Федор неторопливо орудовал ключом, с радостью прислушивался к тому, что делается в цехе.
К черту студентов, к черту Пеуна! Инженер Грязнов — вот человек! Он не болтает, он делает…
Занятый своими мыслями, он не сразу понял, откуда доносится знакомый мужской бас и в ответ странный нервный смех. Показалось, что говор слышится от соседней машины, за которой работала Марфуша.
Он отбросил ключ, поднялся и направился по проходу. Возле Марфуши стоял табельщик Егорычев, беззаботный, краснощекий, с тугим загривком.
Заметив Федора, Марфуша потупила взгляд, но тут же, тряхнув головкой, вызывающе рассмеялась. Егорычев цвел от удовольствия.
«Зачем она так?» — подумалось Федору.
Она опять подняла глаза на Федора, и под ее коротким оценивающим взглядом он почувствовал себя виноватым, хотя никак не догадывался, в чем его вина. Он любил ее и много бы отдал за то, чтобы ее жизнь была налажена. Что еще она требует?
«Солдат еще куда ни шло: парень не балованный, серьезный, — раздумывал он, направляясь к своей машине. — Если он ей нравится, ничего тут не сделаешь. А табельщик ей к чему? Зачем она с ним-то так?»
…Марфуша стояла в коридоре у стены, глотая слезы. Федор дотронулся до плеча.
— С чего расплакалась? — спросил он, кляня себя за то, что не находит в разговоре с ней нужных слов, после которых она поняла бы, как сильно он хочет ей счастья. — Ты сказала матери?
— Никогда!.. — она дернула плечом, стряхивая его руку. — Зачем говорить?..
— С ума, девка, сходишь. Всей душой я к тебе.
— Вижу, — зло отозвалась она. — Когда всей душой, так ли бывает? Немножко понимаю… — улыбнулась невесело. — А еще говорят, не зря березка расплетается — будет суженый. Я-то, дура, поверила…
— И березка твоя не зря расплелась… Пойду сейчас к матери, сам объявлю.
— Не смей! — с испугом выкрикнула она.
Возле них остановился Васька Работнов, смотрел, не отводя глаз.
— Чего тебе? — раздражаясь, спросил Федор.
— Выпори Артемку. Валенцы с меня снял.
Мальчишка показал на свои босые ноги. Федор усмехнулся: он ничего не понимал. Марфуша повернулась и ушла в каморку.
— Не хочешь пороть, сам оплеух накидаю, — пообещал Васька, — тогда не злись.

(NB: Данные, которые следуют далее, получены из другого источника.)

void hd_fb_release(hd_ctx* ctx) {
    if (!ctx || !ctx->fb) return;
    FbWork* f = ctx->fb;
    fb_free_tables(ctx);
    if (f->done) (void)hipEventDestroy(f->done);
    for (hipEvent_t e : f->ev_call) (void)hipEventDestroy(e);
    for (hipEvent_t e : f->ev_sums) (void)hipEventDestroy(e);
    for (auto& sc : f->sc) {
        if (sc.done) (void)hipEventDestroy(sc.done);
        void* sp[] = {sc.rows, sc.slow, sc.count, sc.slow2, sc.dtab};
        for (void* p : sp)
            if (p) (void)hipFree(p);
    }
    void* ptrs[] = {f->counts, f->adm_slot, f->zr, f->fdict, f->fnext, f->fhit, f->fkey, f->dstats};
    for (void* p : ptrs)
        if (p) (void)hipFree(p);
    if (f->nr_host) (void)hipHostFree(f->nr_host);
    if (f->est_host) (void)hipHostFree(f->est_host);
    if (f->fpend_host) (void)hipHostFree(f->fpend_host);
    delete f;
    ctx->fb = nullptr;
}

static int split_k_for(const hd_ctx* ctx, uint32_t n) {
    const int k = ctx->var[HD_VAR_SPLIT_K];
    if (k > 0) return k;
    uint64_t lanes = n;
    if (const volatile uint32_t* est = ctx->fb->est_host) {
        const uint32_t seen = est[2], of = est[3];
        if (seen != 0xFFFFFFFFu && of != 0xFFFFFFFFu && seen != 0 && seen <= of) lanes = (uint64_t)n * seen / of;
    }
    return lanes >= (1u << 19) ? 16 : 8;
}

static double fb_free_cap(hd_ctx* ctx) {
    size_t fr = 0, tot = 0;
    (void)hipSetDevice(ctx->device);
    if (hipMemGetInfo(&fr, &tot) != hipSuccess) return 1e300;
    return 0.9 * (double)fr + (double)ctx->fb->bytes;
}

static int fb_pick_width(hd_ctx* ctx, uint32_t m, int cap) {
    if (ctx->var[HD_VAR_KEY_WIDTH]) return ctx->var[HD_VAR_KEY_WIDTH];
    FbWork* f = ctx->fb;
    const double others = (double)(fb_device_bytes(ctx->device) - std::min(fb_device_bytes(ctx->device), f->bytes));
    const double free_cap = fb_free_cap(ctx);
    const double shared = std::min(f->budget - others, free_cap);
    const double slots = (double)m + 1 + (ctx->var[HD_VAR_FOREIGN_KEYS] > 0 ? ctx->var[HD_VAR_FOREIGN_KEYS] : 0);
    const auto allowed = [cap](int w) { return cap == 0 || w <= cap; };
    if (allowed(HD_FB_WX) && fb_slot_bytes(HD_FB_WX) * slots <= shared) return HD_FB_WX;
    if (allowed(HD_FB_WW) && fb_slot_bytes(HD_FB_WW) * ((double)m + 1) <= shared) return HD_FB_WW;
    if (allowed(HD_FB_W) && fb_slot_bytes(HD_FB_W) * slots <= std::min(f->budget, free_cap)) return HD_FB_W;
    return HD_FB_WN;
}

static int fb_count_not_ready(hd_ctx* ctx) {
    FbWork* f = ctx->fb;
    uint32_t nr = 0;
    if (!f->slot_of.empty()) {
        std::vector<uint32_t> st(f->nslots);
        FBCHK(hipMemcpyAsync(st.data(), f->state, 4 * (size_t)f->nslots, hipMemcpyDeviceToHost, ctx->stream),
              "fb state read");
        FBCHK(hipStreamSynchronize(ctx->stream), "fb state read");
        for (const auto& kv : f->slot_of) nr += st[kv.second] != HD_FB_READY ? 1u : 0u;
    }
    *(volatile uint32_t*)f->nr_host = nr;
    return HD_OK;
}

static int fb_map(hd_ctx* ctx, const uint8_t* sorted, uint32_t m, int cap);

static bool fb_trace() {
    static const bool on = getenv("HD_FB_TRACE") != nullptr;
    return on;
}

static std::mutex g_fb_map_mutex[64];

int hd_fb_map_signatories(hd_ctx* ctx, const uint8_t* sorted, uint32_t m) {
    std::lock_guard<std::mutex> lock(g_fb_map_mutex[(unsigned)ctx->device % 64u]);
    int rc = HD_OK;
    for (int cap : {0, HD_FB_WW, HD_FB_W, HD_FB_WN}) {
        if (fb_trace()) {
            size_t fr = 0, tot = 0;
            (void)hipMemGetInfo(&fr, &tot);
            fprintf(stderr, "[fb] ctx %p m %u cap %d: wp %d nslots %u used %u max %u bytes %.2fG dev %.2fG free %.2fG\n",
                    (void*)ctx, m, cap, ctx->fb->wp, ctx->fb->nslots, ctx->fb->used, ctx->fb->max_slots,
                    ctx->fb->bytes / 1e9, fb_device_bytes(ctx->device) / 1e9, fr / 1e9);
        }
        rc = fb_map(ctx, sorted, m, cap);
        if (fb_trace())
            fprintf(stderr, "[fb] ctx %p -> rc %d wp %d nslots %u used %u %s\n", (void*)ctx, rc, ctx->fb->wp,
                    ctx->fb->nslots, ctx->fb->used, rc ? ctx->last_error.c_str() : "");
        if (rc != HD_ENOMEM || ctx->var[HD_VAR_KEY_WIDTH]) break;
        (void)hipGetLastError();
    }
    ctx->fb->map_ok = rc == HD_OK;
    return rc;
}

static int fb_map(hd_ctx* ctx, const uint8_t* sorted, uint32_t m, int cap) {
    FbWork* f = ctx->fb;
    int rq = hd_ctx_quiesce(ctx);
    if (rq) return rq;
    *(volatile uint32_t*)f->nr_host = 0xFFFFFFFFu;
    const int wp = fb_pick_width(ctx, m, cap);
    if (wp != f->wp || (cap && f->nslots < f->used)) {
        fb_free_tables(ctx);
        f->slot_of.clear();
        f->free_slots.clear();
        f->used = 1;
        f->fcap = f->fres = 0;
        f->wp = wp;
        f->max_slots =
            (uint32_t)std::max(1.0, std::min(1e6, std::min(f->budget, fb_free_cap(ctx)) / fb_slot_bytes(wp)));
        int ra = fb_alloc_slots(ctx);
        if (ra) return ra;
    }
    std::unordered_map<std::string, uint32_t> keep;
    std::vector<int32_t> adm_slot(std::max(m, 1u), -1);
    std::vector<uint32_t> fresh;
    for (uint32_t k = 0; k < m; k++) {
        std::string key(reinterpret_cast<const char*>(sorted + 32 * (size_t)k), 32);
        auto it = f->slot_of.find(key);
        if (it != f->slot_of.end()) {
            adm_slot[k] = (int32_t)it->second;
            keep.emplace(key, it->second);
            f->slot_of.erase(it);
        }
    }
    for (auto& kv : f->slot_of) {
        f->free_slots.push_back(kv.second);
        fresh.push_back(kv.second);
    }
    f->slot_of.swap(keep);
    for (uint32_t k = 0; k < m; k++) {
        if (adm_slot[k] >= 0) continue;
        uint32_t slot;
        if (!f->free_slots.empty()) {
            slot = f->free_slots.back();
            f->free_slots.pop_back();
        } else if (f->used < f->max_slots) {
            slot = f->used++;
        } else {
            continue;
        }
        adm_slot[k] = (int32_t)slot;
        f->slot_of.emplace(std::string(reinterpret_cast<const char*>(sorted + 32 * (size_t)k), 32), slot);
        fresh.push_back(slot);
    }
    const uint32_t want = (uint32_t)std::max(0, ctx->var[HD_VAR_FOREIGN_KEYS]);
    if (want && !f->fres && f->used + want <= f->max_slots) {
        f->fbase = f->used;
        f->fres = want;
        f->used += want;
    }
    f->fcap = std::min(want, f->fres);
    int rc = fb_grow_slots(ctx, f->used);
    if (rc) return rc;
    hipStream_t s = ctx->stream;
    for (uint32_t slot : fresh) FBCHK(hipMemsetAsync(f->state + slot, 0, 4, s), "fb slot reset");
    if (f->fres) {
        if (!f->fdict) FBCHK(hipMalloc(&f->fdict, 4 * (size_t)HD_FD_WORDS), "fb foreign dictionary");
        if (!f->fnext) FBCHK(hipMalloc(&f->fnext, 4), "fb foreign count");
        if (!f->fhit) FBCHK(hipMalloc(&f->fhit, 4 * (64 + (size_t)HD_FD_BUCKETS)), "fb foreign hits");
        if (!f->fkey) FBCHK(hipMalloc(&f->fkey, sizeof(ge) * HD_FD_BUCKETS), "fb foreign keys");
        FBCHK(hipMemsetAsync(f->fdict, 0, 4 * (size_t)HD_FD_WORDS, s), "fb foreign reset");
        FBCHK(hipMemsetAsync(f->fnext, 0, 4, s), "fb foreign reset");
        FBCHK(hipMemsetAsync(f->fhit, 0, 4 * (64 + (size_t)HD_FD_BUCKETS), s), "fb foreign reset");
        FBCHK(hipMemsetAsync(f->state + f->fbase, 0, 4 * (size_t)f->fres, s), "fb foreign reset");
        fb_foreign_forget(f);
    }
    rc = hd_dev_grow(ctx, (void**)&f->adm_slot, &f->cap_adm_slot, 4 * adm_slot.size());
    if (rc) return rc;
    FBCHK(hipMemcpyAsync(f->adm_slot, adm_slot.data(), 4 * adm_slot.size(), hipMemcpyHostToDevice, s), "fb adm_slot");
    FBCHK(hipStreamSynchronize(s), "fb map");
    return fb_count_not_ready(ctx);
}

Федор сам с удовольствием накидал бы мальчишке оплеух, просто так, чтобы отвести душу.
7
По воскресеньям ремонтировщики приходили в фабрику не как обычно, а позднее, чисто одетые. Бережно снимали выходные пиджаки, натягивали спецовки.
Тихо бывало в такие дни в фабрике без шума машин, без людей. Привыкшие кричать громко, удивлялись своим голосам, разносившимся по огромному цеху. В тишине еще задолго слышались шаги, если кто поднимался по лестнице.
Раз неожиданно заявился Грязнов, с любопытством уставился на слесарей, потирал подбородок.